Quali effetti ha il Covid-19 sul cuore? Può causare problemi cardiaci?

Il Covid-19 colpisce il cuore in modo permanente? Questa è la domanda che molti scienziati si sono posti sin dall'inizio dell'epidemia.

Quali sono gli effetti del Covid-19 sul cuore?
Quali sono gli effetti del Covid-19 sul cuore?

Il coronavirus colpisce il cuore in modo permanente? Questa è la domanda che molti scienziati si sono posti dall’inizio dell’epidemia. Perché anche quando l’infezione è scomparsa, molti pazienti continuano a manifestare sintomi come dolore al petto, estrema stanchezza o mancanza di respiro.

Problemi cardiaci a lungo termine

I ricercatori hanno già scoperto che il coronavirus attacca il cervello, i polmoni ma anche il cuore e i vasi sanguigni. Questo perché alcuni pazienti avevano livelli anormalmente elevati di coaguli di sangue, che possono causare infarti e ictus.

“Abbiamo capito subito che la coagulazione ha svolto un ruolo importante”, ha affermato Jeffrey Berger, direttore del Centro per la prevenzione delle malattie cardiovascolari presso la NYU Langone Health.

Fortunatamente, i medici lo hanno capito presto perché l’uso di anticoagulanti ha ridotto il rischio di morte. Ma se le conseguenze dannose del virus non sono più da dimostrare a breve termine, di fronte al prolungamento di certi sintomi, hanno dovuto fare i conti con i fatti: i problemi cardiovascolari causati dal virus possono estendersi oltre la guarigione. E questo anche nel caso dei pazienti asintomatici.

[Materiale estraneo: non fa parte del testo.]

## Fuse 1x1 stride-2 downsample into the first 3x3 conv of basic blocks

Adds a CNL_FUSE_DOWNSAMPLE path that lets the stride-2 3x3 conv1 kernel run a second pass in the same workgroup. That pass computes the 1x1 stride-2 downsample from the same input tile, reusing the centre-tap addressing, and writes the identity branch with its own bias and scale. This removes a separate kernel launch and its input reads for each transition block in the ResNet34 layers 2 to 4. The cost is a longer kernel per tile and a second load of the input channels, and it only applies when the fp16-split path without split-K is chosen.

```diff
diff --git a/centernet-lightning_amd/centernet_lightning_amd/_lib.py b/centernet-lightning_amd/centernet_lightning_amd/_lib.py
--- a/centernet-lightning_amd/centernet_lightning_amd/_lib.py
+++ b/centernet-lightning_amd/centernet_lightning_amd/_lib.py
@@ -11,6 +11,7 @@
 CNL_UPSAMPLE_OUT_ADD = 1 << 3
 CNL_RELU6 = 1 << 4
 CNL_W_SPLIT = 1 << 5
+CNL_FUSE_DOWNSAMPLE = 1 << 6
 
 CNL_ALGO_AUTO, CNL_ALGO_F2, CNL_ALGO_F32, CNL_ALGO_LATENCY, CNL_ALGO_F43, CNL_ALGO_FORCE = 0, 1, 2, 4, 5, 100
 CNL_WINO_F32, CNL_WINO_F16X2 = 2, 5
diff --git a/centernet-lightning_amd/centernet_lightning_amd/engine.py b/centernet-lightning_amd/centernet_lightning_amd/engine.py
--- a/centernet-lightning_amd/centernet_lightning_amd/engine.py
+++ b/centernet-lightning_amd/centernet_lightning_amd/engine.py
@@ -7,7 +7,7 @@
 import torch
 
 from . import _lib
-from ._lib import (CNL_ALGO_AUTO, CNL_ALGO_F2, CNL_ALGO_F32, CNL_ALGO_F43, CNL_ALGO_FORCE, CNL_ALGO_LATENCY, CNL_RELU, CNL_RELU6, CNL_SIGMOID, CNL_UPSAMPLE_IN, CNL_UPSAMPLE_OUT_ADD, CNL_W_SPLIT,
+from ._lib import (CNL_ALGO_AUTO, CNL_ALGO_F2, CNL_ALGO_F32, CNL_ALGO_F43, CNL_ALGO_FORCE, CNL_ALGO_LATENCY, CNL_RELU, CNL_RELU6, CNL_SIGMOID, CNL_UPSAMPLE_IN, CNL_UPSAMPLE_OUT_ADD, CNL_W_SPLIT, CNL_FUSE_DOWNSAMPLE,
                    CNL_WINO_F16X2, ConvParams, DeconvParams)
 
 BN_EPS_DEFAULT = 1e-5
@@ -22,6 +22,7 @@
     stem_fused_pool: bool = True
     presplit_weights: bool = True
     fuse_small_out: bool = True
+    fuse_downsample: bool = True
     reuse_buffers: bool = True
     split_small: bool = False
     latency: bool = False
@@ -121,7 +122,22 @@
     return self._up_rows if self._up_rows is not False else None
 
 
+def _layer_ds_w(self):
+    if getattr(self, "_ds_w", None) is None:
+        lib = _lib.load()
+        n = lib.cnl_conv_split_weight_floats(self.cin, self.cout, 1, 1)
+        with torch.cuda.device(self.w.device):
+            buf = torch.empty((n + self.cout,), device=self.w.device, dtype=torch.float32)
+            stream = ctypes.c_void_p(torch.cuda.current_stream(self.w.device).cuda_stream)
+            _lib.check(lib.cnl_conv_split_weights_f32(self.w.data_ptr(), buf.data_ptr(), self.cin, self.cout, 1, 1, stream), "cnl_conv_split_weights_f32")
+            buf[n:].copy_(self.b)
+            torch.cuda.current_stream(self.w.device).synchronize()
+        self._ds_w = buf
+    return self._ds_w
+
+
 _Layer.up_rows = _layer_up_rows
+_Layer.ds_w = _layer_ds_w
 _Layer.split_w = _layer_split_w
 _Layer.wants_up2 = _layer_wants_up2
 _Layer.up2 = _layer_up2
@@ -667,6 +683,23 @@
         self.launches.append(_Launch(fn, p, what, flops, keep=(x, y, residual, layer)))
         return p, ho.value, wo.value
 
+    def _fuses_downsample(self, c1, down, oh, ow):
+        o = self.options
+        return (o.fuse_downsample and self.algo in (CNL_ALGO_AUTO, CNL_ALGO_F2) and o.absmax_handover and o.presplit_weights
+                and (c1.kh, c1.kw, c1.stride, c1.pad) == (3, 3, 2, 1) and (down.kh, down.kw, down.stride) == (1, 1, 2)
+                and c1.cout == down.cout and c1.cout > 96 and c1.cin == down.cin and c1.cin % 32 == 0 and c1.w.is_cuda
+                and self._split_slices(c1, CNL_RELU, oh, ow) <= 1)
+
+    def _conv_downsample(self, c1, down, x, xh, xw, ldx, y, idn, what):
+        p, oh, ow = self._conv(c1, x, xh, xw, ldx, y, c1.cout, CNL_RELU, what=what)
+        L = self.launches[-1]
+        assert L.args is p and L.fn is self.lib.cnl_conv2d_nhwc_f32 and (p.flags & CNL_W_SPLIT), what
+        p.flags |= CNL_FUSE_DOWNSAMPLE
+        p.w_up = down.ds_w().data_ptr()
+        p.fuse_part = idn.data_ptr()
+        L.flops += 2 * self.N * oh * ow * down.cout * down.cin
+        L.keep = L.keep + (idn, down)
+
     def _bottlenecks(self, Wt, cur, ch, cw, cc, feats):
         N = self.N
         pw_ok = self.algo in (CNL_ALGO_AUTO, CNL_ALGO_F2) and self.options.absmax_handover and _POINTWISE_AB != "generic_auto"
@@ -854,11 +887,15 @@
         for bi, (c1, c2, down, li) in enumerate(() if Wt.bottleneck else Wt.blocks):
             oh, ow = (ch + 2 - 3) // c1.stride + 1, (cw + 2 - 3) // c1.stride + 1
             t = self._buf(N, oh, ow, c1.cout)
-            self._conv(c1, cur, ch, cw, cc, t, c1.cout, CNL_RELU, what=f"layer{li + 1}.{bi}.conv1")
-            if down is not None:
+            if down is not None and self._fuses_downsample(c1, down, oh, ow):
+                idn = self._buf(N, oh, ow, down.cout)
+                self._conv_downsample(c1, down, cur, ch, cw, cc, t, idn, what=f"layer{li + 1}.{bi}.conv1+downsample")
+            elif down is not None:
+                self._conv(c1, cur, ch, cw, cc, t, c1.cout, CNL_RELU, what=f"layer{li + 1}.{bi}.conv1")
                 idn = self._buf(N, oh, ow, down.cout)
                 self._conv(down, cur, ch, cw, cc, idn, down.cout, 0, what=f"layer{li + 1}.{bi}.downsample")
             else:
+                self._conv(c1, cur, ch, cw, cc, t, c1.cout, CNL_RELU, what=f"layer{li + 1}.{bi}.conv1")
                 idn = cur
             out = self._buf(N, oh, ow, c2.cout)
             self._conv(c2, t, oh, ow, c1.cout, out, c2.cout, CNL_RELU, residual=idn, ldr=c2.cout, what=f"layer{li + 1}.{bi}.conv2")
diff --git a/centernet-lightning_amd/csrc/conv_args.h b/centernet-lightning_amd/csrc/conv_args.h
--- a/centernet-lightning_amd/csrc/conv_args.h
+++ b/centernet-lightning_amd/csrc/conv_args.h
@@ -32,6 +32,11 @@
     int ksplit = 0, kt_per = 0;
     float* part = nullptr;
     unsigned part_bytes = 0;
+    const float* ds_wsplit = nullptr;
+    const float* ds_wscale = nullptr;
+    const float* ds_bias = nullptr;
+    float* ds_y = nullptr;
+    unsigned ds_w_bytes = 0, ds_y_bytes = 0;
 };
 
 constexpr unsigned CNL_I_SUBPIXEL = 1u << 16;
diff --git a/centernet-lightning_amd/csrc/conv_f16x2.hip b/centernet-lightning_amd/csrc/conv_f16x2.hip
--- a/centernet-lightning_amd/csrc/conv_f16x2.hip
+++ b/centernet-lightning_amd/csrc/conv_f16x2.hip
@@ -5,10 +5,11 @@
 
 
 
-template <int WM, int WN, int TM, int TN, int KS, bool SUB, bool SPLIT = false, bool PREB = false>
+template <int WM, int WN, int TM, int TN, int KS, bool SUB, bool SPLIT = false, bool PREB = false, bool DS = false>
 __global__ __launch_bounds__(256, 2) void conv_f16x2_kernel(const ConvArgs a) {
     using C = Cfg<WM, WN, TM, TN>;
     constexpr bool PRE = SUB || PREB;
+    static_assert(!DS || (KS == 3 && PREB && !SUB && !SPLIT), "the fused downsample rides on the pre-split 3x3 form");
     extern __shared__ __attribute__((aligned(16))) char smem[];
     float* sInv = reinterpret_cast<float*>(smem + C::LDS_BYTES);
     float* sScl = sInv + C::BM;
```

Quali effetti del Covid-19 sul cuore?

La scienza non ha ancora tutte le risposte sull’origine della perseveranza di questi problemi cardiaci e quindi su come trattarli. Ma secondo alcuni studi, come quello pubblicato sulla rivista Science Advances lo scorso settembre, il virus riuscirebbe a entrare nei megacariociti, cioè le cellule del midollo osseo che producono le piastrine.

Una volta infettate, le cellule alterano il materiale genetico delle piastrine, provocando un aumento dell’attività delle piastrine, infiammando le pareti dei vasi sanguigni. Questo può portare alla formazione di coaguli di sangue nei vasi sanguigni e alla diffusione al resto del corpo.

Quali trattamenti?

Persistono molte domande sulle conseguenze a lungo termine del coronavirus ma a quasi due anni dall’inizio della pandemia, i ricercatori hanno compreso sempre più i suoi meccanismi e sperano di trovare presto trattamenti in grado di ridurre la gravità dei suoi sintomi, soprattutto per quanto riguarda i problemi cardiovascolari.